INSTRUCTIONS TO FOLLOW |
Where the records hold the string "RspError", show the whole line it sits on.

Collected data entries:
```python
SIGNATURES = {
    "rsp_strerror": (C.c_char_p, [C.c_int]),
    "rsp_last_error": (C.c_char_p, []),
    "rsp_last_conv_kernel": (C.c_char_p, []),
    "rsp_version": (C.c_int, []),
    "rsp_conv3d_packed_fwd_elems": (_sz, [_PD]),
    "rsp_conv3d_pack_fwd": (C.c_int, [_PD, _p, _p, _p]),
    "rsp_conv3d_stat_tiles": (_i32, [_PD]),
    "rsp_conv3d_fwd_workspace": (_sz, [_PD]),
    "rsp_conv3d_fwd": (C.c_int, [_PD, _p, _p, _p, _p, _p, _p, _sz, _p]),
    "rsp_conv3d_dgrad_workspace": (_sz, [_PD]),
    "rsp_conv3d_dgrad": (C.c_int, [_PD, _p, _p, _p, _p, _sz, _p]),
    "rsp_conv3d_packed_dgrad_elems": (_sz, [_PD]),
    "rsp_conv3d_dgrad_packed": (C.c_int, [_PD, _p, _p, _p, _p, _sz, _p]),
    "rsp_conv3d_pack_jobs": (_i32, [_PD, _i32, _i32, _i32, _p, _p, _p, _i32]),
    "rsp_pack_run": (C.c_int, [_p, _i32, _i32, _p]),
    "rsp_conv3d_pack_forget": (None, [_p]),
    "rsp_conv3d_wgrad_workspace": (_sz, [_PD]),
    "rsp_conv3d_rowgeom_bytes": (_sz, [_PD]),
    "rsp_conv3d_rowgeom": (C.c_int, [_PD, _p, _p]),
    "rsp_conv3d_wgrad": (C.c_int, [_PD, _p, _p, _p, _p, _i32, _i32, _p, _p, _sz, _p]),
    "rsp_conv3d_kernel_name": (C.c_char_p, [_PD, C.c_int]),
    "rsp_conv3d_executed_fraction": (C.c_double, [_PD, C.c_int]),
    "rsp_conv3d_set_option": (C.c_int, [C.c_char_p, _i32]),
    "rsp_fastdiv_check": (C.c_int, [C.c_int, C.c_int]),
    "rsp_bn_finalize_workspace": (_sz, [_i32, _i32]),
    "rsp_bn_finalize": (C.c_int, [_p, _i32, _i32, _i32, _i32, _i64, _p, _p, _p, _f, _f, _p, _p, _p, _p, _p, _p, _sz, _p]),
    "rsp_bn_running_update": (C.c_int, [_p, _i32, _i32, _p]),
    "rsp_bn_act_pool_fwd": (C.c_int, [_PP, _p, _p, _p, C.c_int, _p, _p, _p]),
    "rsp_bn_act_maxpool_applicable": (C.c_int, [_PP]),
    "rsp_bn_act_maxpool_fwd": (C.c_int, [_PP, _p, _p, C.c_int, _p, _p, _p, _p]),
    "rsp_bn_bwd_workspace": (_sz, [_PP]),
    "rsp_bn_act_pool_bwd": (C.c_int, [_PP, _p, _p, _p, _p, _p, _p, C.c_int, _p, _p, _p, _p, _i32, _p, _p, _p, _sz, _p]),
    "rsp_bn_eval_bwd_workspace": (_sz, [_PP]),
    "rsp_bn_eval_act_pool_bwd": (C.c_int, [_PP, _p, _p, _p, _p, _p, C.c_int, _p, _p, _p, _p, _i32, _p, _sz, _p]),
    "rsp_maxpool3d_fwd": (C.c_int, [_PP, _p, _p, _p, _p]),
    "rsp_maxpool3d_bwd": (C.c_int, [_PP, _p, _p, _p, _p]),
    "rsp_gate_fwd_workspace": (_sz, [_i32, _i32, _i32]),
    "rsp_gate_fwd": (C.c_int, [_p, _i32, _i32, _i32, _i32, _p, _p, _p, _i32, _p, _p, _p, _sz, _p]),
    "rsp_bn_gate_sums": (C.c_int, [_p, _i32, _i32, _i32, _i32, _p, C.c_int, _p, _i32, _p, _p, _p, _p, _p, _sz, _p]),
    "rsp_gate_apply": (C.c_int, [_p, _i32, _i32, _i32, _i32, _p, _p, _i32, _p]),
    "rsp_gate_bwd_params": (C.c_int, [_p, _p, C.c_int, _p, _i32, _i32, _i32, _i32, _i32, _p, _p, _p, _p, _p, _p, _p, _sz, _p]),
    "rsp_gate_bwd_workspace": (_sz, [_i32, _i32, _i32]),
    "rsp_gate_bwd": (C.c_int, [_p, _p, _i32, _i32, _i32, _i32, _i32, _p, _p, _p, _p, _i32, _p, _p, _p, _sz, _p]),
    "rsp_head_fwd": (C.c_int, [_p, _i32, _i32, _i32, _i32, _p, _p, _p, _p, _i32, _p, _p, _p, _p, _p]),
    "rsp_head_bwd_workspace": (_sz, [_i32, _i32]),
    "rsp_head_bwd": (C.c_int, [_p, _p, _p, _p, _p, _p, _i32, _i32, _i32, _i32, _i32, _p, _p, _p, _p, _p, _p, _sz, _p]),
    "rsp_spatial_mean_fwd": (C.c_int, [_p, _i32, _i32, _i32, _i32, _p, _p]),
    "rsp_spatial_mean_bwd": (C.c_int, [_p, _i32, _i32, _i32, _i32, _p, _p]),
    "rsp_linear_fwd": (C.c_int, [_p, _i32, _i32, _p, _p, _i32, C.c_int, _p, _p]),
    "rsp_linear_bwd_workspace": (_sz, [_i32, _i32]),
    "rsp_linear_bwd": (C.c_int, [_p, _p, _p, _p, _i32, _i32, _i32, C.c_int, _p, _p, _p, _p, _sz, _p]),
    "rsp_l2norm_fwd": (C.c_int, [_p, _i32, _i32, _p, _p]),
    "rsp_l2norm_bwd": (C.c_int, [_p, _p, _i32, _i32, _p, _p]),
    "rsp_logits_fwd": (C.c_int, [_p, _p, _p, _p, _p, _p, _p, _i32, _i32, _i32, _i32, _f, _p, _p, _p, _p, _p]),
    "rsp_logits_bwd_workspace": (_sz, [_i32, _i32, _i32]),
    "rsp_logits_bwd": (C.c_int, [_p, _p, _p, _p, _p, _p, _p, _p, _p, _i32, _i32, _i32, _i32, _f, _p, _p, _p, _sz, _p]),
    "rsp_loss_fwd_bwd": (C.c_int, [_p, _p, _p, _p, _i32, _i32, _f, _f, _f, _p, _p, _p, _p, _p, _p, _p]),
    "rsp_queue_enqueue": (C.c_int, [_p, _i32, _i32, _i32, _p, _i32, _p]),
    "rsp_queue_enqueue_dev": (C.c_int, [_p, _i32, _i32, _p, _p, _i32, _p]),
    "rsp_clip_gather": (C.c_int, [_p, _i32, _i32, _i32, _i32, _i32, _p, _p, _i32, _i32, _i32, _p, _p]),
    "rsp_clip_gather_multi": (C.c_int, [_i32, _p, _p, _p, _p, _i32, _i32, _i32, _i32, _i32, _i32, _i32, _i32, _p]),
    "rsp_momentum_update": (C.c_int, [_p, _p, _i64, _f, _p]),
    "rsp_sgd_step": (C.c_int, [_p, _p, _p, _i64, _f, _f, _f, _f, C.c_int, _p]),
    "rsp_rows_gather": (C.c_int, [_p, _p, _i32, _i32, _p, _p]),
    "rsp_eltwise": (C.c_int, [_i32, _p, _p, _p, _i64, _p]),
    "rsp_augment_workspace": (_sz, [_i32, _i32, _i32]),
    "rsp_augment_batch": (C.c_int, [_p, _i32, _i32, _i32, C.POINTER(C.c_float), C.POINTER(C.c_float), C.POINTER(C.c_float), _p, _i64,
                                    _p, _sz, _p]),
    "rsp_cosine_topk_splits": (_i32, [_i32, _i32, _i32]),
    "rsp_cosine_topk_workspace": (_sz, [_i32, _i32, _i32, _i32, _i32]),
    "rsp_cosine_topk": (C.c_int, [_p, _i32, _i32, _p, _i32, _i32, _i32, _i32, _i32, _p, _p, _p, _sz, _p]),
    "rsp_topk_hits": (C.c_int, [_p, _i32, _i32, _p, _p, _i32, C.POINTER(C.c_int32), _i32, _p, _p]),
    "rsp_xent_metrics_workspace": (_sz, [_i32, _i32]),
    "rsp_xent_metrics": (C.c_int, [_p, _i32, _i32, _i32, _i32, _p, _i32, _p, _p, _p, _p, _p, _p, _sz, _p]),
    "rsp_pretext_metrics_workspace": (_sz, [_i32]),
    "rsp_pretext_metrics": (C.c_int, [_p, _p, _p, _p, _i32, _i32, _p, _p, _p, _p, _sz, _p]),
    "rsp_cam_maps_workspace": (_sz, [_i32, _i32]),
    "rsp_cam_maps": (C.c_int, [_p, _i32, _p, _i32, _p, _i32, _i32, _i32, _p, _p, _p, _p, _i32, _i32, _p, _p, _sz, _p]),
    "rsp_cam_overlay": (C.c_int, [_p, _i32, _i32, _i32, _i32, _p, _p, _i32, _i32, _i32, _i32, _p, _p]),
}

_lib: Optional[C.CDLL] = None


class RspError(RuntimeError):
    pass


def load(init_gpu: bool = False) -> C.CDLL:
    global _lib
    if init_gpu:
        _init_gpu()
    if _lib is not None:
        return _lib
    if not os.path.exists(LIB_PATH):
        raise RspError(
            f"{LIB_PATH} not found: build it with rspnet_amd/csrc/build.sh (or __graft_entry__.build()). "
            "rspnet_amd has no CPU or eager fallback.")
    try:
        import torch
    except ImportError:
        pass
    lib = C.CDLL(LIB_PATH)
    for name, (res, args) in SIGNATURES.items():
        fn = getattr(lib, name)
        fn.restype = res
        fn.argtypes = args
    _lib = lib
    return lib


_gpu_ready = False


def _init_gpu():
    global _gpu_ready
    if _gpu_ready:
        return
    import torch
    if torch.cuda.is_available():
        torch.cuda.init()
        _gpu_ready = True


def check(rc: int, what: str):
    if rc != 0:
        lib = load()
        raise RspError(f"{what} failed: {lib.rsp_strerror(rc).decode()} ({lib.rsp_last_error().decode()})")


def source_hash() -> str:
    import glob
    import hashlib
    here = os.path.dirname(os.path.abspath(__file__))
    files = sorted(glob.glob(os.path.join(here, "csrc", "*.hip")) + glob.glob(os.path.join(here, "csrc", "*.h"))
                   + glob.glob(os.path.join(os.path.dirname(here), "include", "*.h")))
    h = hashlib.sha256()
    for f in files:
        h.update(os.path.basename(f).encode())
        with open(f, "rb") as fh:
            h.update(fh.read())
    return h.hexdigest()
```

rspnet_amd/csrc/bn_pool.hip:

```cpp
#include "common.h"

namespace {

__global__ __launch_bounds__(256) void bn_finalize_stage1(const float* __restrict__ part, int tiles, int C, int ld, int S,
                                                          double* __restrict__ out) {
  __shared__ double red[4][64][2];
  const int c = blockIdx.x * 64 + (threadIdx.x & 63);
  const int rl = threadIdx.x >> 6;
  const int per = (tiles + S - 1) / S;
  const int t0 = blockIdx.y * per, t1 = min(tiles, t0 + per);
  double s = 0.0, ss = 0.0;
  if (c < C)
    for (int t = t0 + rl; t < t1; t += 4) {
      const float2 v = *reinterpret_cast<const float2*>(part + ((long long)t * ld + c) * 2);
      s += (double)v.x;
      ss += (double)v.y;
    }
  red[rl][threadIdx.x & 63][0] = s;
  red[rl][threadIdx.x & 63][1] = ss;
  __syncthreads();
  if (rl == 0 && c < C) {
    const int l = threadIdx.x;
    out[((long long)blockIdx.y * C + c) * 2 + 0] = red[0][l][0] + red[1][l][0] + red[2][l][0] + red[3][l][0];
    out[((long long)blockIdx.y * C + c) * 2 + 1] = red[0][l][1] + red[1][l][1] + red[2][l][1] + red[3][l][1];
  }
}
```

SOLUTION |
class RspError(RuntimeError):
        raise RspError(
        raise RspError(f"{what} failed: {lib.rsp_strerror(rc).decode()} ({lib.rsp_last_error().decode()})")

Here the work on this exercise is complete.